DATA FOR THIS EXERCISE Block Start
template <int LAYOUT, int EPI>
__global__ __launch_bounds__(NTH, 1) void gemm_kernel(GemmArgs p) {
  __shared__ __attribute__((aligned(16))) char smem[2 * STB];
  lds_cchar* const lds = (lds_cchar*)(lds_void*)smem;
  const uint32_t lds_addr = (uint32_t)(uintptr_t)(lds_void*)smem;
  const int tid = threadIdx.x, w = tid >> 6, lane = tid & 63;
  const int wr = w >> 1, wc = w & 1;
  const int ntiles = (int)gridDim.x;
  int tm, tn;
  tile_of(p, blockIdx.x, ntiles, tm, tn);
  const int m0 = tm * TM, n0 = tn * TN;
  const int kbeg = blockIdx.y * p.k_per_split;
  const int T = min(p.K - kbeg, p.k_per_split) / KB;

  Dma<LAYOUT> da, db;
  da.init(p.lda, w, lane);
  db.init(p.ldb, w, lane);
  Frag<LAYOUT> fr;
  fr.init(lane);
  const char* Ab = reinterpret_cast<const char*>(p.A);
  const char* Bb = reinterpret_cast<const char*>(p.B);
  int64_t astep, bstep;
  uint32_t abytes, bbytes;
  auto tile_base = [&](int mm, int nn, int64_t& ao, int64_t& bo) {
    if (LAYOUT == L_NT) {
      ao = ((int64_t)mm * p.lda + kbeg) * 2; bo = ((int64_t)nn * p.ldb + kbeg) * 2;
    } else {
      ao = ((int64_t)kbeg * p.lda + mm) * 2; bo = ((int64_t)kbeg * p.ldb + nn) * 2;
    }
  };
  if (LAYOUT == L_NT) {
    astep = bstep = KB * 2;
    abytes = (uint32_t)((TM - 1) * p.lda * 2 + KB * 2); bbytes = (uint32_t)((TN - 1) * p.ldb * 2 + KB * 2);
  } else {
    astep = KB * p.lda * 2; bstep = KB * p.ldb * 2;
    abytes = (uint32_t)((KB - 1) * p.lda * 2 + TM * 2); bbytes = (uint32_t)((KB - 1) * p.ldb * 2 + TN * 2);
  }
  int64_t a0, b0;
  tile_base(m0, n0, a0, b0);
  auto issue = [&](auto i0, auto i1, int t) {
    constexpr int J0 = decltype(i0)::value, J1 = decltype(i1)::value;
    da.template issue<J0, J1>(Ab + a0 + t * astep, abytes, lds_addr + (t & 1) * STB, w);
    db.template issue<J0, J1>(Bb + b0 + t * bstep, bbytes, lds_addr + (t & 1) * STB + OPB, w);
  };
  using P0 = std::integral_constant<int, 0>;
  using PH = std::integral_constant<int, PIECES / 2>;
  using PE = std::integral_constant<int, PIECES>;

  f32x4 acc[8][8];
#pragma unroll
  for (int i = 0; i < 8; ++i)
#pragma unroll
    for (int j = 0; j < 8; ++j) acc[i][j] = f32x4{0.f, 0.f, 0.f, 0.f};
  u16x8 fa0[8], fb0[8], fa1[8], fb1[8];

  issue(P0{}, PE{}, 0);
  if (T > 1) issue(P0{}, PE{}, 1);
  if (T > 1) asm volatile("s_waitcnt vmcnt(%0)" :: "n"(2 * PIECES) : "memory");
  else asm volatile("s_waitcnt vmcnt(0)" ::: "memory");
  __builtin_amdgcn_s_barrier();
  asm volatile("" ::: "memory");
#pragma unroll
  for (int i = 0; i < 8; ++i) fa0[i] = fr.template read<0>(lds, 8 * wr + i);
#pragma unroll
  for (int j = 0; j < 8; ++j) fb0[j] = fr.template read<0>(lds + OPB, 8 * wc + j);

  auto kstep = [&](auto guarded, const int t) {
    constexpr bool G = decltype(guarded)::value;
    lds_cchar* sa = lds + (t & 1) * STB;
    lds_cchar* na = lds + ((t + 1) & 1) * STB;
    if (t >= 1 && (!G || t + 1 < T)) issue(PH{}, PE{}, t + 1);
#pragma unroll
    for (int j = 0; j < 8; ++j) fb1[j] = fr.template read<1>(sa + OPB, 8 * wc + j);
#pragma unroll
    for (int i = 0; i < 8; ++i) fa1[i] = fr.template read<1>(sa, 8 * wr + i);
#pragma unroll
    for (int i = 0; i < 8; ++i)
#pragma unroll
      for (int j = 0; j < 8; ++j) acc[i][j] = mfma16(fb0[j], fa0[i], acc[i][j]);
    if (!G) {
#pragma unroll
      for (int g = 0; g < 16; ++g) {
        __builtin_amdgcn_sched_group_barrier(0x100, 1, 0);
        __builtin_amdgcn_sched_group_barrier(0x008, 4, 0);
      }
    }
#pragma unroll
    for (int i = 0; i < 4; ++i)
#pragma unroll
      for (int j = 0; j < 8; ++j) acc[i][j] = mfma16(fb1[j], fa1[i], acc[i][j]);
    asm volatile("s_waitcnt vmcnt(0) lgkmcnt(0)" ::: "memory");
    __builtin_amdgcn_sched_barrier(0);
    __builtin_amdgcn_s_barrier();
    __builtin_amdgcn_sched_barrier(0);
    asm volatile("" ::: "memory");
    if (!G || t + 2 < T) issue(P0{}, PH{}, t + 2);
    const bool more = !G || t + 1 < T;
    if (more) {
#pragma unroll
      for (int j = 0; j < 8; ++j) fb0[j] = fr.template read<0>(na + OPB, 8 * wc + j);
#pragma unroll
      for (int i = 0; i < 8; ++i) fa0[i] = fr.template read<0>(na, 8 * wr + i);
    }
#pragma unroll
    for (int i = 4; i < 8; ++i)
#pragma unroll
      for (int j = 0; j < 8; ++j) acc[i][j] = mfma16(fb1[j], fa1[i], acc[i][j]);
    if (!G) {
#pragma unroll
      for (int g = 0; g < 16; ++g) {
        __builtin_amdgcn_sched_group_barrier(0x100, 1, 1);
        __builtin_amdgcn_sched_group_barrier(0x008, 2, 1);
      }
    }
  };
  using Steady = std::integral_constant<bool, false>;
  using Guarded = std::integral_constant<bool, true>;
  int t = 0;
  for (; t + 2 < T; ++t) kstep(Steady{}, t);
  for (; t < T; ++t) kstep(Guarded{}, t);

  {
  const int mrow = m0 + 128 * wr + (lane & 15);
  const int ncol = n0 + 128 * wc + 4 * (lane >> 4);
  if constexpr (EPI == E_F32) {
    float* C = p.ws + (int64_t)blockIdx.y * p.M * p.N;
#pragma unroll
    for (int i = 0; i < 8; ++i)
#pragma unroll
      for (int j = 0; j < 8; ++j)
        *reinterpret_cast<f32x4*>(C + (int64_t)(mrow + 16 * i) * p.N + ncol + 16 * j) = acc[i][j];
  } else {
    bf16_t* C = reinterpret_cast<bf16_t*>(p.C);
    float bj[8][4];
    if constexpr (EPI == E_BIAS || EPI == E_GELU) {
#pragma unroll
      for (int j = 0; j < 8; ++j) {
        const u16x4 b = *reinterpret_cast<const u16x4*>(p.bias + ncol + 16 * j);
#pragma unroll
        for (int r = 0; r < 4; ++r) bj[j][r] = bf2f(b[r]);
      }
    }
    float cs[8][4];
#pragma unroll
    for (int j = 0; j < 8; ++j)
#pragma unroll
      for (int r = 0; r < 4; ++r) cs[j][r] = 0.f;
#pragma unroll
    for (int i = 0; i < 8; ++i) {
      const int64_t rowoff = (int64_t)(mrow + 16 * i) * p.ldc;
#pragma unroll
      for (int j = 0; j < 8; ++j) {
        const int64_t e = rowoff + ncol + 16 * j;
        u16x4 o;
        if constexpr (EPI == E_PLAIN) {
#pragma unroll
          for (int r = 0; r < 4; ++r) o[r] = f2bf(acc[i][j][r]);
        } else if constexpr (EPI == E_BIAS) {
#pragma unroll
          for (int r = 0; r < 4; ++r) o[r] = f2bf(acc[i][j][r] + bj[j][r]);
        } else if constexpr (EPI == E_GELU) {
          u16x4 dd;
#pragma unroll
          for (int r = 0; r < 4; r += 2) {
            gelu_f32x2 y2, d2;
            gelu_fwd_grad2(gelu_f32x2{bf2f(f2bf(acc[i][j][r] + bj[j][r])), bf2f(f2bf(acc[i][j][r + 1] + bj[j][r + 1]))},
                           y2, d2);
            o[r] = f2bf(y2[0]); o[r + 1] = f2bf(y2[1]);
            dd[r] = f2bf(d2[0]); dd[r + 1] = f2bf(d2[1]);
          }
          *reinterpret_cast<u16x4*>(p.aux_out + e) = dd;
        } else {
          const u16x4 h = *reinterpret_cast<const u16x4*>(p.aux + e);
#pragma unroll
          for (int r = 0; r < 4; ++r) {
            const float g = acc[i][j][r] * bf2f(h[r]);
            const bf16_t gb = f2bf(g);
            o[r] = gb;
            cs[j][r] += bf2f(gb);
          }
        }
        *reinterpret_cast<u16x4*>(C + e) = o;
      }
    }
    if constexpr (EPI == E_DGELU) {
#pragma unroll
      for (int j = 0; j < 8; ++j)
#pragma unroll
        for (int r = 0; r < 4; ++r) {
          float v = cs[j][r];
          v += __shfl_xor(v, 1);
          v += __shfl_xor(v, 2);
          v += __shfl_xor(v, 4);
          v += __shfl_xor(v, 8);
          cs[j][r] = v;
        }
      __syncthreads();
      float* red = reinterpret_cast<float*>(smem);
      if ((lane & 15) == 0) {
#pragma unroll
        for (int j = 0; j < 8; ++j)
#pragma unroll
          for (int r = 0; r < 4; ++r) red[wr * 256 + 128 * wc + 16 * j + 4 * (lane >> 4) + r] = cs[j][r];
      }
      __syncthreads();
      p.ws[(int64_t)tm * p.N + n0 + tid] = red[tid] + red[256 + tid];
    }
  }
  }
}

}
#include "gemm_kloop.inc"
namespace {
DATA FOR THIS EXERCISE Block End
Can you quote exactly the lines from the one containing "const float g" through the last line of the records above, and nothing else?

            const float g = acc[i][j][r] * bf2f(h[r]);
            const bf16_t gb = f2bf(g);
            o[r] = gb;
            cs[j][r] += bf2f(gb);
          }
        }
        *reinterpret_cast<u16x4*>(C + e) = o;
      }
    }
    if constexpr (EPI == E_DGELU) {
#pragma unroll
      for (int j = 0; j < 8; ++j)
#pragma unroll
        for (int r = 0; r < 4; ++r) {
          float v = cs[j][r];
          v += __shfl_xor(v, 1);
          v += __shfl_xor(v, 2);
          v += __shfl_xor(v, 4);
          v += __shfl_xor(v, 8);
          cs[j][r] = v;
        }
      __syncthreads();
      float* red = reinterpret_cast<float*>(smem);
      if ((lane & 15) == 0) {
#pragma unroll
        for (int j = 0; j < 8; ++j)
#pragma unroll
          for (int r = 0; r < 4; ++r) red[wr * 256 + 128 * wc + 16 * j + 4 * (lane >> 4) + r] = cs[j][r];
      }
      __syncthreads();
      p.ws[(int64_t)tm * p.N + n0 + tid] = red[tid] + red[256 + tid];
    }
  }
  }
}

}
#include "gemm_kloop.inc"
namespace {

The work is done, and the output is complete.